My snow white discus decided to leave me a present last night. I have eggs!

Now to see if I fixed the problem with them turning white all time. At least the parents didn't eat the last brood until they all turned white. They are a young pair and have only spawned less then 10 times. So I hope they are finally getting the hang of this...

:fish: :fish: :fish:


----------



## Georgia Peach (Sep 23, 2005)

congrats!


----------



## Z Man (Jan 18, 2005)

Are you POSITIVE one of them is a male?


----------



## angelpimp (Apr 24, 2006)

I am 99% positive. None of the eggs were white this morning and still were normal when I checked them mid day. If I understand correctly, the eggs should have turned white within an hour or so after being laid, correct?

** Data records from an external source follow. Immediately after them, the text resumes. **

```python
def load():
    global _LIB
    if _LIB is not None:
        return _LIB
    path = library_path()
    if not os.path.exists(path):
        raise HipExtensionError(
            f"HIP extension not built: {path} is missing. Run "
            "`python -c 'import __graft_entry__ as g; g.build()'` (needs hipcc). "
            "optiland_amd has no CPU fallback."
        )
    try:
        lib = C.CDLL(path)
    except OSError as exc:
        raise HipExtensionError(f"cannot load {path}: {exc}") from exc
    if hasattr(lib, "ol_hostmath_harness"):
        raise HipExtensionError(f"{path} is the host-math TEST harness, not the HIP extension")
    bind(lib, path)
    _LIB = lib
    return lib
# ... 49 lines not shown
        raise HipExtensionError(
            f"{path}: ABI version {have} != expected {ABI_VERSION}; rebuild"
        )
    lib.ol_wavefront_reference.restype = C.c_int
    lib.ol_wavefront_reference.argtypes = [vp, i32, vp, vp, vp, C.c_double, i32, i32, vp, vp, vp,
                                           vp]
    lib.ol_trace_opd_dev.restype = C.c_int
    lib.ol_trace_opd_dev.argtypes = [vp, i32, i64, vp, vp, vp, i32, vp, vp, C.POINTER(vp), vp,
                                     vp, vp]
    lib.ol_wavefront_fit.restype = C.c_int
    lib.ol_wavefront_fit.argtypes = [i32, vp, C.c_double, C.c_uint32, i32, i64, C.POINTER(vp), vp, vp,
                                     vp, vp, vp, vp]
    lib.ol_wavefront_opd_fitted.restype = C.c_int
    lib.ol_wavefront_opd_fitted.argtypes = [i64, C.POINTER(vp), vp, vp, vp, vp, C.POINTER(vp), vp]
    lib.ol_system_update.restype = C.c_int
    lib.ol_system_update.argtypes = [vp, vp, i32, vp, i32, vp, i32, vp]
    lib.ol_trace_generate.restype = C.c_int
    lib.ol_trace_generate.argtypes = [vp, C.c_int, i64, vp, vp, i32, vp, i64, C.POINTER(vp), vp,
                                      u32, vp, vp, vp]
    lib.ol_trace_spot_batch.restype = C.c_int
    lib.ol_trace_spot_batch.argtypes = [vp, C.c_int, i64, vp, vp, i32, vp, vp, i64, vp, vp, vp]
    lib.ol_newton_count.restype = C.c_int
    lib.ol_newton_count.argtypes = [vp, C.c_int, i64, C.POINTER(vp), i32, i32, i32, vp, i32, vp]
    lib.ol_arena_alloc.restype = C.c_int
    lib.ol_arena_alloc.argtypes = [i64, C.POINTER(vp)]
    lib.ol_arena_free.restype = C.c_int
    lib.ol_arena_free.argtypes = [vp]
    lib.ol_pupil_points.restype = C.c_int
    lib.ol_pupil_points.argtypes = [i32, i32, C.c_int, i64, vp, vp, vp, vp, vp]
    lib.ol_math_probe.restype = C.c_int
    lib.ol_math_probe.argtypes = [i32, C.c_int, i64, vp, vp, vp, vp]
    lib.ol_stream_fill.restype = C.c_int
    lib.ol_stream_fill.argtypes = [vp, i64, i32, i32, u32, vp]
    if hasattr(lib, "ol_huygens_psf"):
        lib.ol_huygens_psf.restype = C.c_int
        lib.ol_huygens_psf.argtypes = [i64, C.POINTER(vp), vp, i64, C.POINTER(vp), C.c_double,
                                       C.c_double, vp, vp, vp]
    if hasattr(lib, "ol_geometric_mtf"):
        lib.ol_geometric_mtf.restype = C.c_int
        lib.ol_geometric_mtf.argtypes = [C.c_int, i32, C.POINTER(vp), C.POINTER(i64), i32, vp, vp,
                                         i32, vp, vp, vp, vp, vp]
    if has_zernike_fit(lib):
        lib.ol_zernike_fit.restype = C.c_int
        lib.ol_zernike_fit.argtypes = [i32, vp, vp, i64, vp, vp, vp, vp, vp, vp, vp]
        lib.ol_zernike_eval.restype = C.c_int
        lib.ol_zernike_eval.argtypes = [i32, vp, vp, vp, i64, vp, vp, vp, vp]
        lib.ol_sampled_mtf.restype = C.c_int
        lib.ol_sampled_mtf.argtypes = [i32, vp, vp, vp, i64, vp, vp, vp, vp, vp, i32, vp, vp, vp,
                                       vp]
    return lib


ZK_MAX_TERMS, ZK_MAX_RADIAL, ZK_MAX_M, SMTF_MAX_FREQ = 120, 12, 32, 65535
ZK_TOO_FEW, ZK_RANK_DEFICIENT, ZK_NONFINITE = 1, 2, 4


def has_zernike_fit(lib) -> bool:
    return all(hasattr(lib, s) for s in ("ol_zernike_fit", "ol_zernike_eval", "ol_sampled_mtf"))


MTF_MAX_CURVES, MTF_MAX_BINS, MTF_NONFINITE = 64, 8192, 1


def has_geometric_mtf(lib) -> bool:
    return hasattr(lib, "ol_geometric_mtf")

# ... 12 lines not shown
```

### optiland_amd/csrc/capi.hip

```cpp
#include <hip/hip_runtime.h>

#include <algorithm>
#include <cmath>
#include <cstdarg>
#include <cstdio>
#include <cstdlib>
#include <cstring>
#include <map>
#include <new>
#include <string>
#include <type_traits>
#include <vector>

#include "../../include/optiland_hip.h"
#include "device_table.h"
#include "last_error.h"
#include "trace_launch.h"

namespace {
thread_local std::string g_err;
}

int ol::failf(int code, const char* fmt, ...) {
  char buf[512];
// ... 150 lines not shown
        }
      }
    }
  }
  for (int i = nmax; i >= 0; --i)
    for (int j = nmax - i; j >= 0; --j) out.push_back(S[i * W + j]);
  for (int i = nmax - 1; i >= 0; --i)
    for (int j = nmax - 1 - i; j >= 0; --j) {
      out.push_back((i + 1) * Q[(i + 1) * W + j]);
      out.push_back((j + 1) * Q[i * W + j + 1]);
    }
  *degree = nmax;
  return true;
}

struct HostSurf {
  int32_t geom, interaction, aperture_kind, coating_kind, coeff_off, n_coeff, max_iter;
  uint32_t flags;
  int32_t poly_cols, coeff_len, ap_off, ap_len;
  double cv, kp1, tol, inv_norm;
  double origin[3], rot[9], rel_off[3], rel_rot[9], ap[4], coat[2], axis[3], ret_cos, ret_sin;
  double radius, conic;
};

template <typename T>
struct DeviceTable {
  char* blob = nullptr;
  ol::DevSurfHot<T>* surf = nullptr;
  ol::DevSurfCold<T>* cold = nullptr;
  ol::DevOptics<T>* optics = nullptr;
  T* coeffs = nullptr;
  size_t n_surf = 0, n_opt = 0, coef_capacity = 0;
  size_t off_cold = 0, off_opt = 0, off_coef = 0;
};

inline size_t round256(size_t v) { return (v + 255u) & ~size_t(255u); }

struct Staged {
  std::vector<struct HostSurf> surf;
  std::vector<ol::DevOptics<double>> optics;
  std::vector<double> coeffs;
  std::vector<size_t> int_slots;
  std::vector<int32_t> interaction, coating, geom;
  std::vector<uint8_t> polygon, ref_newton, no_pair;
};

}

struct ol_system {
  int32_t n_surf = 0;
  int32_t n_wl = 0;
  int device = 0;
  DeviceTable<float> f32;
  DeviceTable<double> f64;
  std::vector<int32_t> interaction;
  std::vector<int32_t> coating;
  std::vector<int32_t> geom;
  std::vector<uint8_t> polygon;
  std::vector<uint8_t> ref_newton;
  std::vector<uint8_t> no_pair;
  bool consistent = true;
};
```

They ate the majority of them this afternoon and I "caged" the rest.

We shall see....

:fish: :fish: :fish:


----------



## Z Man (Jan 18, 2005)

Well, I don't think they turn white in an hour but if not in 24 I would presume you may have a pair. They certainly will eat any that do turn white. The only way you can be sure they were fertilized properly is if you see at least one of the eggs wiggle before they are eaten.


----------



## angelpimp (Apr 24, 2006)

Ok. They are all gone. Time to check the water quality. What is th ideal water characteristics for discus? I have done a ton of reading and have come accross a wide variety of conditions. 

Thanks!


----------